No overt osteoclast phenotype in fra-1Δ/Δ mice. (A, B) TRAP staining of osteoclasts (arrows) on the long bones of fra-1f/Δ and fra-1Δ/Δ mice (6-week-old) showed no major difference. (C) Real-time PCR analysis of mRNAs that are expressed in osteoclasts. Long bones of 6-week-old mice were used for RNA isolation (n=3). Relative expression levels normalized for tubulin with standard deviations indicated are shown. The broken line indicates the amount of bone mass reduction in the long bones of 6-week-old fra-1Δ/Δ mice as judged by bone histomorphometry. trap: tartrate-resistant acidic phosphatase; cathK: cathepsin K; ca II: carbonic anhydrase II; mmp-9: matrix metalloproteinase 9; rank: receptor and activator of NF-κB; tub: tubulin. (D, E) Osteoclast precursor cells derived from the bone marrow of adult mice were differentiated into mature multinucleated osteoclasts on plastic dishes and stained for the osteoclast marker protein TRAP (n=5). Differentiation of fra-1Δ/Δ precursors into osteoclasts was decreased on plastic dishes (E, F). (G) Plating of the precursors on bone slices rescued the osteoclast differentiation defect (n=5). (H) Addition of 2% mouse serum (MS) or 2% ApoE-Mgp serum (Mgp) rescued the osteoclast differentiation defect (n=4). A reciprocal co-culture assay on fra-1Δ/Δ osteoblasts (I) or fra-1-transgenic osteoblasts (J) could not rescue the osteoclast differentiation defect (n=4). Ob: osteoblast; BM: bone marrow; wt: wild type; Δ/Δ: fra-1Δ/Δ; tg: fra-1-transgenic. (K, L) Osteoclast precursor cells derived from the bone marrow of adult mice were differentiated into mature multinucleated osteoclasts on bone slices and the resorption pits (arrows) were stained with toluidine blue. (M) The resorption activity of fra-1Δ/Δ osteoclasts in vitro was analyzed by quantification of resorption pit areas on bone slices (n=5). (N) Deoxypyridinoline (DPD) crosslinks in the urine were measured as an osteoclast activity parameter in vivo. The values were normalized for muscle creatinine that is also excreted in the urine to account for urine concentration (n=9, 6-week-old mice).
Formation of bone nodules is impaired in cultures of fra-1Δ/Δ osteoblasts. (A, B) Osteoblast precursor cells from the calvariae of newborn mice were differentiated for 21 days in vitro and stained for ALP activity (ALP-positive cells in blue). (C, D) Deposition of extracellular matrix material and bone nodule formation was analyzed by staining of osteoblast cultures (21 days) with alizarin red (bone nodules in red). (E) Time course of bone nodule formation by fra-1f/Δ and fra-1Δ/Δ osteoblasts (n=5). (F) Cumulative cell number (proliferation) of fra-1f/Δ and fra-1Δ/Δ osteoblasts. (G) Real-time PCR analysis of mRNAs for osteoblast differentiation factors and extracellular matrix components in osteoblast cultures (day 9 of differentiation).

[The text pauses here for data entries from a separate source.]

void clw_ext_set_depth(cl_wrap* wrap, int depth) {
    if (depth < 1 || depth > CLW_MAX_DEPTH) die("Trace depth must be in [1, %d]", CLW_MAX_DEPTH);
    impl_of(wrap)->depth = depth;
}
int clw_ext_get_depth(const cl_wrap* wrap) { return impl_of(wrap)->depth; }
void clw_ext_set_strict(cl_wrap* wrap, int strict) { impl_of(wrap)->strict = strict ? 1 : 0; }
void clw_ext_set_fuse(cl_wrap* wrap, int fuse) { impl_of(wrap)->fuse = fuse ? 1 : 0; }
void clw_ext_set_id_offset(cl_wrap* wrap, uint64_t first_id) { impl_of(wrap)->id_offset = first_id; }
void clw_ext_set_row_bands(cl_wrap* wrap, uint32_t stride, uint32_t phase) {
    if (stride == 0 || phase >= stride) die("Row bands need 0 <= phase < stride");
    Impl* I = impl_of(wrap);
    I->band_stride = stride; I->band_phase = phase;
}
void clw_ext_set_async(cl_wrap* wrap, int async) { impl_of(wrap)->async = async ? 1 : 0; }
void clw_ext_sync(cl_wrap* wrap) { Impl* I = impl_of(wrap); use_device(I); finish(I); }
void clw_ext_set_stream(cl_wrap* wrap, void* hip_stream) {
    Impl* I = impl_of(wrap);
    hipStream_t next = hip_stream ? (hipStream_t)hip_stream : I->own_stream;
    if (next != I->stream && I->tables_in_flight) {
        use_device(I);
        if (!I->tables_fence) HIP_OK(hipEventCreateWithFlags(&I->tables_fence, hipEventDisableTiming), "Couldn't create a timing event");
        HIP_OK(hipEventRecord(I->tables_fence, I->stream), "Couldn't run the kernel");
        I->tables_fence_pending = true; I->tables_in_flight = false;
    }
    I->stream = next;
}
void clw_ext_unit(cl_wrap* wrap, int op, const float* in, uint32_t stride_in, float* out, uint32_t stride_out, uint32_t n,
                  uint32_t aux) {
    Impl* I = impl_of(wrap);
    use_device(I);
    if (n == 0) return;
    float *din = nullptr, *dout = nullptr;
    HIP_OK(hipMalloc((void**)&din, (size_t)n * stride_in * 4), "Couldn't allocate device memory");
    HIP_OK(hipMalloc((void**)&dout, (size_t)n * stride_out * 4), "Couldn't allocate device memory");
    HIP_OK(hipMemcpy(din, in, (size_t)n * stride_in * 4, hipMemcpyHostToDevice), "Couldn't transfer the data from host to the device");
    HIP_OK(hipMemset(dout, 0, (size_t)n * stride_out * 4), "Couldn't allocate device memory");
    HIP_OK(hipDeviceSynchronize(), "The device kernel failed");
    hipError_t e = WT_LAUNCH(I, unit)(op, din, dout, n, stride_in, stride_out, aux, I->stream);
    if (e != hipSuccess) die("Couldn't run the kernel");
    finish(I);
    HIP_OK(hipMemcpy(out, dout, (size_t)n * stride_out * 4, hipMemcpyDeviceToHost), "Failed to transfer device memory to host");
    (void)hipFree(din); (void)hipFree(dout);
}
void clw_ext_unit_scene(cl_wrap* wrap, cl_uint kernel_id, int op, const float* in, uint32_t stride_in, float* out,
                        uint32_t stride_out, uint32_t n) {
    Impl* I = impl_of(wrap);
    use_device(I);
    check_kernel_id(wrap, kernel_id);
    if (I->kernels[kernel_id].kind != K_RAYTRACER) die("Wrong kernel ID given");
    if (n == 0) return;
    whitted_params P{};
    int flags = 0;
    size_t dyn_lds = 0;
    bind_scene(wrap, I, kernel_id, P, flags, dyn_lds);
    P.depth = I->depth;
    float *din = nullptr, *dout = nullptr;
    HIP_OK(hipMalloc((void**)&din, (size_t)n * stride_in * 4), "Couldn't allocate device memory");
    HIP_OK(hipMalloc((void**)&dout, (size_t)n * stride_out * 4), "Couldn't allocate device memory");
    HIP_OK(hipMemcpy(din, in, (size_t)n * stride_in * 4, hipMemcpyHostToDevice), "Couldn't transfer the data from host to the device");
    HIP_OK(hipMemset(dout, 0, (size_t)n * stride_out * 4), "Couldn't allocate device memory");
    HIP_OK(hipDeviceSynchronize(), "The device kernel failed");
    hipError_t e = WT_LAUNCH(I, unit_scene)(&P, flags, op, din, dout, n, stride_in, stride_out, dyn_lds, I->stream);
    if (e != hipSuccess) die("Couldn't run the kernel");
    finish(I);
    HIP_OK(hipMemcpy(out, dout, (size_t)n * stride_out * 4, hipMemcpyDeviceToHost), "Failed to transfer device memory to host");
    (void)hipFree(din); (void)hipFree(dout);
}
uint32_t clw_ext_read_tile_costs(cl_wrap* wrap, uint32_t* out, uint32_t capacity) {
    Impl* I = impl_of(wrap);
    use_device(I);
    finish(I);
    const Impl::Sched& S = I->scheds[0];
    if (!S.cost[0]) return 0;
    uint32_t n = ((S.rows + 7) / 8) * ((S.w + 7) / 8);
    if (out && capacity >= n) HIP_OK(hipMemcpy(out, S.cost[S.o.wr ^ 1], (size_t)n * 4, hipMemcpyDeviceToHost), "Failed to transfer device memory to host");
    return n;
}
uint32_t clw_ext_read_tile_order(cl_wrap* wrap, uint32_t* out, uint32_t capacity, uint32_t* per_share_cap) {
    Impl* I = impl_of(wrap);
    use_device(I);
    finish(I);
    if (I->sched_stream) HIP_OK(hipStreamSynchronize(I->sched_stream), "The device kernel failed");
    const Impl::Sched& S = I->scheds[0];
    if (per_share_cap) *per_share_cap = 0;
    if (S.last_rd < 0 || !S.order[S.last_rd]) return 0;
    if (per_share_cap) *per_share_cap = S.cap;
    const uint32_t n = 8u * S.cap;
    if (out && capacity >= n) HIP_OK(hipMemcpy(out, S.order[S.last_rd], (size_t)n * 4, hipMemcpyDeviceToHost), "Failed to transfer device memory to host");
    return n;
}
uint32_t clw_ext_unit_sched(cl_wrap* wrap, const uint32_t* cost, uint32_t tpr, uint32_t trows, int clamp_outliers, uint32_t per_share_cap,
                            uint32_t split_slots, uint32_t min_quota, uint32_t max_lg, uint32_t* out, uint32_t out_words) {
    Impl* I = impl_of(wrap);
    use_device(I);
    if (tpr == 0 || trows == 0 || tpr > 0xFFFu || trows > 0xFFFu || max_lg > 4u) die("clw_ext_unit_sched: %u x %u tiles, max_lg %u", tpr, trows, max_lg);
    const uint32_t per_share = ((trows + 7u) / 8u) * tpr;
    if (per_share_cap < per_share) die("clw_ext_unit_sched: per_share_cap %u is below the %u tiles of a share", per_share_cap, per_share);
    const uint64_t words = 8ull * ((uint64_t)per_share << max_lg) + 8ull * per_share_cap;
    if (words > 0xFFFFFFFFull) die("clw_ext_unit_sched: the table is too large");
    if (!out || out_words < words) return (uint32_t)words;
    const size_t ntiles = (size_t)trows * tpr;
    unsigned *dcost = nullptr, *dorder = nullptr;
    HIP_OK(hipMalloc((void**)&dcost, ntiles * 4), "Couldn't allocate device memory");
    HIP_OK(hipMalloc((void**)&dorder, (size_t)words * 4), "Couldn't allocate device memory");
    HIP_OK(hipMemcpy(dcost, cost, ntiles * 4, hipMemcpyHostToDevice), "Couldn't transfer the data from host to the device");
    std::vector<uint32_t> fill((size_t)words, CLW_SCHED_SENTINEL);
    HIP_OK(hipMemcpy(dorder, fill.data(), (size_t)words * 4, hipMemcpyHostToDevice), "Couldn't transfer the data from host to the device");
    HIP_OK(hipDeviceSynchronize(), "The device kernel failed");
    if (wt_fast_launch_sched(dcost, dorder, tpr, trows, per_share, clamp_outliers ? 1u : 0u, per_share_cap, split_slots, min_quota, max_lg, I->stream) != hipSuccess)
        die("Couldn't run the kernel");
    finish(I);
    HIP_OK(hipMemcpy(out, dorder, (size_t)words * 4, hipMemcpyDeviceToHost), "Failed to transfer device memory to host");
    (void)hipFree(dcost); (void)hipFree(dorder);
    return (uint32_t)words;
}
void clw_ext_set_split(cl_wrap* wrap, int slots, int min_quota) {
    Impl* I = impl_of(wrap);
    if (slots >= 0) I->split_slots = (unsigned)std::max(1, slots);
    if (min_quota >= 0) I->split_min_quota = (unsigned)min_quota;
    for (auto& sc : I->scheds) sc.reset();
}
void clw_ext_get_split(const cl_wrap* wrap, uint32_t* slots, uint32_t* min_quota, uint32_t* extra_per_share) {
    const Impl* I = impl_of(wrap);
    if (slots) *slots = I->split_slots;
    if (min_quota) *min_quota = I->split_min_quota;
    if (extra_per_share) *extra_per_share = WT_SPLIT_EXTRA_PER_SHARE;
}
void clw_ext_set_shadow_through(cl_wrap* wrap, float factor) { impl_of(wrap)->through = factor; }
void clw_ext_set_grid(cl_wrap* wrap, int on) { impl_of(wrap)->use_grid = on ? 1 : 0; }
int clw_ext_get_grid(const cl_wrap* wrap, clw_grid_info* out) {
    const Impl* I = impl_of(wrap);
    if (!I->d_geom || !out) return 0;
    memset(out, 0, sizeof *out);
    if (!I->grid_ok) return 1;
    out->built = 1; out->pair = I->grid_pair ? 1 : 0;
    out->ncells = I->grid.ncells; out->pairs = (uint64_t)I->grid_pairs; out->reg_pad = I->grid.reg_pad;
    for (int a = 0; a < 3; a++) { out->res[a] = I->grid.res[a]; out->cell[a] = I->grid.cell[a]; out->gmin[a] = I->grid.gmin[a]; }
    return 1;
}
void clw_ext_set_grid_pair(cl_wrap* wrap, int on) {
    if (on < -1 || on > 1) die("The grid's shadow walk must be -1 (default), 0 (single) or 1 (paired)");
    Impl* I = impl_of(wrap);
    I->grid_pair_req = on;
    I->prep_s = I->prep_p = I->prep_l = nullptr;
    I->acc.epoch++;
}
void clw_ext_set_tile_sched(cl_wrap* wrap, int on) { Impl* I = impl_of(wrap); I->sched = on ? 1 : 0; for (auto& sc : I->scheds) sc.reset(); }
void clw_ext_set_variant(cl_wrap* wrap, int variant) { impl_of(wrap)->variant = variant; }
int clw_ext_last_trace_flags(cl_wrap* wrap) { return impl_of(wrap)->last_trace_flags; }
void clw_ext_set_tpt(cl_wrap* wrap, int max_lanes, int min_paths, int pool_mb) {
    Impl* I = impl_of(wrap);
    if (max_lanes >= 0) I->tpt_max = (unsigned)std::min(max_lanes, 64);
    if (min_paths >= 0) I->tpt_min = (unsigned)min_paths;
    if (pool_mb >= 0) I->tpt_pool_mb = (unsigned)pool_mb;
}
void clw_ext_get_tpt(const cl_wrap* wrap, uint32_t* max_lanes, uint32_t* min_paths, uint32_t* pool_mb) {
    const Impl* I = impl_of(wrap);
    if (max_lanes) *max_lanes = I->tpt_max;
    if (min_paths) *min_paths = I->tpt_min;
    if (pool_mb) *pool_mb = I->tpt_pool_mb;
}
void clw_ext_set_debug_rgb(cl_wrap* wrap, void* p) { impl_of(wrap)->debug_rgb = (float*)p; }
void clw_ext_set_supersample(cl_wrap* wrap, int n) {
    if (n != 1 && n != 2 && n != 4 && n != 8) die("The supersampling factor must be 1, 2, 4 or 8");
    impl_of(wrap)->supersample = n;
}
int clw_ext_get_supersample(const cl_wrap* wrap) { return impl_of(wrap)->supersample; }
void clw_ext_set_adaptive(cl_wrap* wrap, int threshold) {
    if (threshold < -1 || threshold > 256) die("The adaptive supersampling threshold must be in [0, 256], or -1 for off");
    impl_of(wrap)->adaptive = threshold;
}
int clw_ext_get_adaptive(const cl_wrap* wrap) { return impl_of(wrap)->adaptive; }
uint32_t clw_ext_read_refine_mask(cl_wrap* wrap, uint8_t* out, uint32_t cap) {
    Impl* I = impl_of(wrap);
    use_device(I);
    finish(I);
    const uint32_t n = I->adapt.blocks;
    if (out && n && cap >= n) HIP_OK(hipMemcpy(out, I->adapt.mask, n, hipMemcpyDeviceToHost), "Failed to transfer device memory to host");
    return n;
}
void clw_ext_set_sample_cameras(cl_wrap* wrap, const clw_sample_camera* cams, uint32_t count) {
    Impl* I = impl_of(wrap);
    if (cams && count) I->cams.assign(cams, cams + count); else I->cams.clear();
    I->aperture = 0.0f;
}
uint32_t clw_ext_get_sample_cameras(const cl_wrap* wrap, clw_sample_camera* out, uint32_t cap) {
    const Impl* I = impl_of(wrap);
    const uint32_t n = (uint32_t)I->cams_used.size();
    if (out && n && cap >= n) memcpy(out, I->cams_used.data(), (size_t)n * sizeof(clw_sample_camera));
    return n;
}
void clw_ext_set_sphere_motion(cl_wrap* wrap, const float* disp, uint32_t ns, const float* times, uint32_t count) {
    Impl* I = impl_of(wrap);
    bool any = false;
    if (disp) for (size_t i = 0; i < 3 * (size_t)ns; i++) {
        if (!std::isfinite(disp[i])) die("Moving spheres: displacement %u of sphere %u is not finite", (unsigned)(i % 3), (unsigned)(i / 3));
        any |= disp[i] != 0.0f;
    }
    if (times) for (uint32_t k = 0; k < count; k++) if (!std::isfinite(times[k])) die("Moving spheres: sample time %u is not finite", (unsigned)k);
    I->motion_disp.clear(); I->motion_times.clear(); I->motion_explicit_times = false;
    if (!any) return;
    I->motion_disp.assign(disp, disp + 3 * (size_t)ns);
    if (times) { I->motion_times.assign(times, times + count); I->motion_explicit_times = true; }
}
uint32_t clw_ext_get_sample_times(const cl_wrap* wrap, float* out, uint32_t cap) {
    const Impl* I = impl_of(wrap);
    const uint32_t n = (uint32_t)I->times_used.size();
    if (out && n && cap >= n) memcpy(out, I->times_used.data(), (size_t)n * sizeof(float));
    return n;
}
void clw_ext_set_lens(cl_wrap* wrap, float aperture, float focus) {
    if (!(aperture >= 0.0f) || !std::isfinite(aperture)) die("The lens aperture must be a finite number >= 0");
    if (!(focus > 0.0f) || !std::isfinite(focus)) die("The lens focus distance must be a finite number > 0");
    Impl* I = impl_of(wrap);
    I->aperture = aperture; I->focus = focus;
    I->cams.clear();
}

One representative example out of three independent primary culture experiments is shown. The relative expression levels were normalized for tubulin expression. alp: ALP, bsp: bone sialoprotein; oc: osteocalcin; rankl: receptor and activator of NF-κB; opg: osteoprotegerin; c1a1: collagen1a1; c1a2: collagen1a2; mgp: matrix Gla protein; bgn: biglycan; dec: decorin; tub: tubulin.
Reduced expression of bone matrix components in the long bones of fra-1Δ/Δ mice. (A, B) Real-time PCR analysis of mRNAs for osteoblast differentiation and activity factors (A) and bone matrix genes (B) in long bones (n=3, 6-week-old mice). The relative expression levels were normalized for tubulin expression with the standard deviations indicated. The broken line indicates the amount of bone mass reduction (and reduction in osteoblast numbers) in the long bones of 6-week-old fra-1Δ/Δ mice. Therefore, only the expression levels of osteocalcin and collagen1a2 are reduced in fra-1Δ/Δ osteoblasts. The reduced expression of matrix Gla protein needs no correction for reduced osteoblast numbers since it is mainly expressed in chondrocytes. alp: ALP, bsp: bone sialoprotein; oc: osteocalcin; rankl: receptor and activator of NF-κB; opg: osteoprotegerin; mt-1: membrane-bound matrix metalloproteinase mt-1-mmp; irs1,2: insulin receptor substrate 1,2; tub: tubulin; c1a1: collagen1a1; c1a2: collagen1a2; mgp: matrix Gla protein; bgn: biglycan; dec: decorin; tub: tubulin. (C–J) In situ hybridization experiments for expression of runx2 (C, D), osteocalcin (E, F), collagen1a2 (G, H), and matrix Gla protein (I, J, arrows show expression in hypertrophic chondrocytes) on long bones (n=3, 6-week-old mice).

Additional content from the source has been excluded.